內力巨耗的白霜鷹已成強弩之末,敵人的功力占有壓倒性的優勢,硬撐下去,後果不堪設想,然則生性冷傲的他全然沒有脫逃的念頭,大有寧為正碎,不為瓦全的硬骨頭精神。

他毅然咬緊牙關,朝右側彈射,去勢如電的欺往一棵粗大的樹後,試圖利用樹木的掩護暫避敵人的鋒芒。

殊不知,他快得如電,蒙面人比電更快。

一條虎彪彪的黑影挾著一抹流星曳過蒼穹也似的晶亮光尾在黑暗中疾劃而過,頓時,白霜鷹的眉心,脖頸,胸膛,小肚四處要害全在攻擊中,奇強的罡風觸體生寒,若不趕快發招架擋,勢必有血肉橫飛,頭顱滾落的危險。

白霜鷹雖遭受重創,功力虛弱,但應便能力不減平時,就在那奇強剛猛的勁氣即將觸體的毫秒間,他急忙仰面倒向地面,那一溜晶亮的綠光自虛空裏擦過,將他飄起的衣袂撕得碎屑紛飛。

白霜鷹急中生智的這一著應便之策大出皮衣蒙面人的意料之外。
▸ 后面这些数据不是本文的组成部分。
diff --git a/cpp-raytracer-rasterizer_amd/csrc/bin_sort.hpp b/cpp-raytracer-rasterizer_amd/csrc/bin_sort.hpp
--- a/cpp-raytracer-rasterizer_amd/csrc/bin_sort.hpp
+++ b/cpp-raytracer-rasterizer_amd/csrc/bin_sort.hpp
@@ -10,7 +10,59 @@
 uint32_t bucket_sort_buckets(uint32_t nbins);
 constexpr uint32_t BUCKET_SORT_MAX_BUCKETS = 8192;
 hipError_t bucket_sort_pairs(const uint32_t *keys, const uint32_t *vals, const uint32_t *total_ptr, uint32_t cap, uint32_t expected,
-                             uint32_t nbins, uint32_t *tmp_keys, uint32_t *tmp_vals, uint32_t *bucket_cnt, uint32_t *bucket_base,
-                             uint32_t *cursor, uint32_t *bin_off, uint32_t *entries, int cu_count, hipStream_t stream, uint32_t *count_out = nullptr);
+                             uint32_t nbins, uint32_t *tmp_keys, uint32_t *tmp_vals, uint32_t *bucket_cnt, const uint32_t *bucket_base,
+                             uint32_t *cursor, uint32_t *bin_off, uint32_t *entries, int cu_count, hipStream_t stream,
+                             unsigned long long *count_out = nullptr, uint32_t serial = 0);
+
+constexpr int BIN_DONE_WORD = 1;
+
+#ifdef __HIPCC__
+template <int WG>
+__device__ __forceinline__ uint32_t bs_block_scan(uint32_t v, uint32_t *s_wave , uint32_t *total)
+{
+    const int lane = threadIdx.x & 63, wave = threadIdx.x >> 6;
+    uint32_t incl = v;
+#pragma unroll
+    for (int d = 1; d < 64; d <<= 1) {
+        const uint32_t o = __shfl_up(incl, d);
+        if (lane >= d) incl += o;
+    }
+    __syncthreads();
+    if (lane == 63) s_wave[wave] = incl;
+    __syncthreads();
+    uint32_t off = 0, all = 0;
+#pragma unroll
+    for (int w = 0; w < WG / 64; w++) { if (w < wave) off += s_wave[w]; all += s_wave[w]; }
+    *total = all;
+    return off + incl - v;
+}
+
+template <int WG>
+__device__ __forceinline__ void bs_scan_bucket_bases(const uint32_t *bucket_cnt, uint32_t *bucket_base, uint32_t nbuckets, uint32_t *s_wave )
+{
+    if (nbuckets <= 4u * WG) {
+        const uint32_t b0 = 4u * threadIdx.x;
+        uint32_t c[4];
+#pragma unroll
+        for (uint32_t q = 0; q < 4; q++) c[q] = b0 + q < nbuckets ? __hip_atomic_load(&bucket_cnt[b0 + q], __ATOMIC_RELAXED, __HIP_MEMORY_SCOPE_AGENT) : 0u;
+        uint32_t all;
+        uint32_t run = bs_block_scan<WG>(c[0] + c[1] + c[2] + c[3], s_wave, &all);
+#pragma unroll
+        for (uint32_t q = 0; q < 4; q++) { if (b0 + q < nbuckets) bucket_base[b0 + q] = run; run += c[q]; }
+        if (threadIdx.x == 0) bucket_base[nbuckets] = all;
+        return;
+    }
+    uint32_t carry = 0;
+    for (uint32_t b0 = 0; b0 < nbuckets; b0 += WG) {
+        const uint32_t b = b0 + threadIdx.x;
+        const uint32_t c = b < nbuckets ? __hip_atomic_load(&bucket_cnt[b], __ATOMIC_RELAXED, __HIP_MEMORY_SCOPE_AGENT) : 0u;
+        uint32_t all;
+        const uint32_t excl = carry + bs_block_scan<WG>(c, s_wave, &all);
+        if (b < nbuckets) bucket_base[b] = excl;
+        carry += all;
+    }
+    if (threadIdx.x == 0) bucket_base[nbuckets] = carry;
+}
+#endif
 
 }
diff --git a/cpp-raytracer-rasterizer_amd/csrc/rt_binned.hip b/cpp-raytracer-rasterizer_amd/csrc/rt_binned.hip
--- a/cpp-raytracer-rasterizer_amd/csrc/rt_binned.hip
+++ b/cpp-raytracer-rasterizer_amd/csrc/rt_binned.hip
@@ -1,4 +1,5 @@
 #include "rt_binned.hpp"
+#include "bin_sort.hpp"
 
 #include <float.h>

當下朝後火速飄退五尺,毫不稍停的再次電撲而上。

驀在此刻,一陣衣袂拂動枝葉的颯然風聲自左側上空傳至,一道灰影捷逾鬼魅的飄掠而出,一抹劃空流星曳尾般的劍芒迅疾點向皮衣蒙面人的左太陽穴。

皮衣蒙面人趕忙旋身收住去勢,左臂輕便的一揮,一股撼山拔岳的氣流隨手揮出,怒海狂飈的暴卷那條突然閃現的人影。
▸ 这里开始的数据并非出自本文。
+template <int MT, int NT, int NW, int NGRP, bool FOLD, int R, int S>
+__global__ __launch_bounds__(64 * NW) void k_sconv_wgrad_ring(const float *__restrict__ A, const int32_t *__restrict__ pa,
+                                                              const float *__restrict__ G, const int32_t *__restrict__ pg,
+                                                              const int32_t *__restrict__ items, int n_items, int Cin,
+                                                              int Cout, float *__restrict__ partial, InBn in_bn) {
+    constexpr int TM = 32 * MT, TN = 32 * NT, NTH = 64 * NW;
+    constexpr int TILES = MT * NT;
+    constexpr int WPG = NW / NGRP, TPW = (TILES + WPG - 1) / WPG;
+    constexpr int PA = R * TM / 256, PG = R * TN / 256;
+    constexpr int AV = (PA + NW - 1) / NW, GV = (PG + NW - 1) / NW;
+    constexpr int LA = S - 1;
+    constexpr int NI = 8;
+    static_assert(R % (2 * NGRP) == 0 && R <= 32 && LA >= 1 && LA <= 3 && LA + 2 <= NI, "ring shape");
+    static_assert((LA - 1) * (AV + GV + 1) <= RING_MAX_WAIT, "ring_wait_vm range");
+    __shared__ __attribute__((aligned(1024))) float As[S * R * TM];
+    __shared__ __attribute__((aligned(1024))) float Gs[S * R * TN];
+    __shared__ __attribute__((aligned(256))) int32_t Is[NI * 64];
+    __shared__ __attribute__((aligned(16))) float s_par[FOLD ? 4 * TM : 4];
+    const int item = items[3 * n_items + blockIdx.x];
+    const int tiles_n = Cout / TN;
+    const int ci0 = (blockIdx.y / tiles_n) * TM, co0 = (blockIdx.y % tiles_n) * TN;
+    const int tid = threadIdx.x, lane = tid & 63, wave = __builtin_amdgcn_readfirstlane(tid >> 6);
+    const int li = lane & 31, kh = lane >> 5;
+    LIDOG_STAMP_BEGIN()
+    const int grp = wave / WPG, wig = wave % WPG;
+    const int64_t p0 = items[n_items + item], p1 = items[2 * n_items + item];
+    const int nc = p0 < p1 ? (int)((p1 - p0 + R - 1) / R) : 0;
+
+    int a_off[TPW], g_off[TPW];
+    bool own[TPW];
+#pragma unroll
+    for (int t = 0; t < TPW; ++t) {
+        int tt = wig * TPW + t;
+        own[t] = tt < TILES;
+        int mi = own[t] ? tt % MT : 0, nj = own[t] ? tt / MT : 0;
+        a_off[t] = 32 * mi + li;
+        g_off[t] = 32 * nj + li;
+    }
+    f32x16 acc[TPW];
+#pragma unroll
+    for (int t = 0; t < TPW; ++t)
+#pragma unroll
+        for (int e = 0; e < 16; ++e) acc[t][e] = 0.f;
+
+    const int n_w = (wave < PA ? (PA - wave + NW - 1) / NW : 0) + (wave < PG ? (PG - wave + NW - 1) / NW : 0);
+    auto dma_idx = [&](int c) {
+        int64_t pr = p0 + (int64_t)c * R + (li < R ? li : R - 1);
+        pr = pr < p1 ? pr : p1 - 1;
+        ring_dma4((kh ? pg : pa) + pr, ring_lds_addr(&Is[(c % NI) * 64]));
+    };
+    const float *const zero_row = g_zero_row;
+    int ia[AV], ig[GV];
+    auto read_idx = [&](int c) {
+        const int32_t *is = &Is[(c % NI) * 64];
+#pragma unroll
+        for (int j = 0; j < AV; ++j) ia[j] = is[((wave + NW * j < PA ? wave + NW * j : 0) * 64 + lane) / (TM / 4)];
+#pragma unroll
+        for (int j = 0; j < GV; ++j) ig[j] = is[32 + ((wave + NW * j < PG ? wave + NW * j : 0) * 64 + lane) / (TN / 4)];
+    };
+    auto piece = [&](int c, int j) {
+        const int64_t pc = p0 + (int64_t)c * R;
+        if (j < AV) {
+            const int u = wave + NW * j;
+            if (u < PA) {
+                const int f = u * 64 + lane, r = f / (TM / 4), c4 = f % (TM / 4);
+                const float *src = A + (size_t)ia[j] * Cin + ci0;
+                ring_dma16((pc + r < p1 ? src : zero_row) + c4 * 4, ring_lds_addr(&As[(c % S) * R * TM + u * 256]));
+            }
+        } else {
+            const int u = wave + NW * (j - AV);
+            if (u < PG) {
+                const int f = u * 64 + lane, r = f / (TN / 4), c4 = f % (TN / 4);
+                const float *src = G + (size_t)ig[j - AV] * Cout + co0;
+                ring_dma16((pc + r < p1 ? src : zero_row) + c4 * 4, ring_lds_addr(&Gs[(c % S) * R * TN + u * 256]));
+            }
+        }
+    };
+    auto dma_rows = [&](int c) {
+        read_idx(c);
+#pragma unroll
+        for (int j = 0; j < AV + GV; ++j) piece(c, j);
+    };
+    if constexpr (FOLD) {
+        for (int i = tid; i < TM; i += NTH) {
+            s_par[i] = in_bn.mean[ci0 + i];
+            s_par[TM + i] = in_bn.invstd[ci0 + i];
+            s_par[2 * TM + i] = in_bn.w[ci0 + i];
+            s_par[3 * TM + i] = in_bn.b[ci0 + i];
+        }
+    }
+    if (nc > 0) {
+        if (wave == 0)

與此同時,白霜鷹旱地拔蔥的彈起身形,急於星火的隱向那棵高大的巨樹後面。

“波””嗖”

掌風撞擊劍氣的震響聲起處,那條灰影被剛猛的掌風迫得急促的朝後飄退尋丈,停身於一棵大樹的椏枝上方。

白霜鷹用感恩的目光探視過去,嗯,來者是位豐神傻朗,剛毅勇武,風姿煥發的青年武士。

一身灰布長衫迎著瑟瑟的夜風忽忽的招展。

一把閃閃生輝的長劍,劍尖堅直朝上,劍身朝後緊貼臂膀的把在右手中,這是昆侖派弟子慣有的執劍英勢。

皮衣蒙面人那陰鷙,惡毒的梭芒剛一照定灰衫青年的面孔,竟然駭得倒退一步,驚訝的道了一聲:“羽劍公子。”
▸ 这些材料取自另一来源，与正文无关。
-  chunk(std::integral_constant<int, 0>());
-  if constexpr (KMAX > CH) {
-    if (N > CH) chunk(std::integral_constant<int, CH>());
-  }
-  if (qin) {
-    const float inv = 1.f / sum;
-    const float os = thr ? inv * dscale : inv;
-    v2_store_row(o + ((long)b * N + q) * D + h * 64, ot, os, fq);
-    if (fq == 0) lse[bh * N + q] = (mxc + log2f(sum)) * 0.6931471805599453f;
-  }
+  v2_fwd_body<KMAX, FULL>(Ks, Vs, LN, qf, frow, fq, q, b, h, (uint32_t)gridDim.z, o, lse, N, H, scale, thr, dscale, seed,
+                          site, kbits);
 }
 
 template <int WAVES, int KMAX>
diff --git a/speech-enhancement-via-hybrid-vision-transformer-project_amd/csrc/attention_tile.h b/speech-enhancement-via-hybrid-vision-transformer-project_amd/csrc/attention_tile.h
--- a/speech-enhancement-via-hybrid-vision-transformer-project_amd/csrc/attention_tile.h
+++ b/speech-enhancement-via-hybrid-vision-transformer-project_amd/csrc/attention_tile.h
@@ -1,4 +1,6 @@
 #pragma once
+#include <type_traits>
+
 #include "common.h"
 
 namespace hvit {
@@ -175,4 +177,112 @@
   }
 }
 
-}
+template <int KMAX, bool FULL>
+__device__ __forceinline__ void v2_fwd_body(char* const& Ks, char* const& Vs, const V2Lane& LN,
+                                            const u32x4 (&qf)[2], const int& frow, const int& fq, const int& q,
+                                            const int& b, const int& h, const uint32_t& B,
+                                            bf16_t* __restrict__ const& o, float* __restrict__ const& lse,
+                                            const int& N, const int& H, const float& scale, const uint32_t& thr,
+                                            const float& dscale, const unsigned long long& seed,
+                                            const uint32_t& site, uint32_t* __restrict__ const& kbits) {
+  constexpr int CH = 256;
+  const int D = H * 64;
+  const bool qin = FULL || q < N;
+  const float c2 = scale * 1.4426950408889634f;
+  const uint64_t bh = (uint64_t)b * H + h;
+  const uint64_t BHN = (uint64_t)B * H * N;
+  const uint32_t rk = rng_key(seed, site);
+  const uint64_t qrow = (bh * N + (qin ? q : 0)) * (uint64_t)N;
+  const uint32_t hq = (uint32_t)(qrow >> 1) + 2u * (uint32_t)fq;
+  f32x4 ot[4];
+#pragma unroll
+  for (int t = 0; t < 4; ++t) ot[t] = (f32x4){0.f, 0.f, 0.f, 0.f};
+  float mxc = -INFINITY, sum = 0.f;
+  auto chunk = [&](auto c0c) {
+    constexpr int c0 = decltype(c0c)::value;
+    const int nkt = FULL ? CH / 16 : (min(N - c0, CH) + 15) >> 4;
+    const char* Kc = Ks + c0 * V2_ROWB;
+    const char* Vc = Vs + c0 * V2_ROWB;
+    f32x4 st[CH / 16];
+    float mx = -INFINITY;
+#pragma unroll
+    for (int j = 0; j < CH / 16; ++j) {
+      if (j < nkt) {
+        f32x4 a = {0.f, 0.f, 0.f, 0.f};
+        a = v2_mma32(v2_fragj(Kc, LN, j, 0), qf[0], a);
+        a = v2_mma32(v2_fragj(Kc, LN, j, 1), qf[1], a);
+        v2_settle(a);
+        if (!FULL && c0 + 16 * j + 16 > N) {
+#pragma unroll
+          for (int r = 0; r < 4; ++r)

灰衫青年瞟了一眼皮衣蒙面人手裏那閃耀著碧綠光芒的碧血劍,臉上立刻浮現出無比駭異,無比驚栗,無比疑懼的神色,僵窒了一下,栗然道:“碧血劍。”

此際,皮衣蒙面人的眼神中透露著一種意外的驚訝,他似乎早就熟識這位突然現身攪局的灰衫青年,他嗄嗄怪笑著,冷冰冰的道:“羽劍公子,你擾亂了本座的好事該當何罪?”

羽劍公子斂住驚魂,厲聲道:“你是什麽人?為何要對這位朋友苦苦相逼?失傳武林百年的碧血劍怎麽會在你手中?”

皮衣蒙面人的目芒又恢覆了往常的陰鷙,狠眼瞪視著羽劍公子,陰森森的道:“本座是誰?你無須知道,本座要殺誰,你也管不著。”

羽劍公子微微一怔,毫不示弱的道:“華某人今天就偏要管,你又當如何?”

皮衣蒙面人陰沈著語音,殘酷的道:“姓華的,你好大的口氣,本座遺憾的告訴你,看見了本座的碧血劍,你就休想走出這片林子。”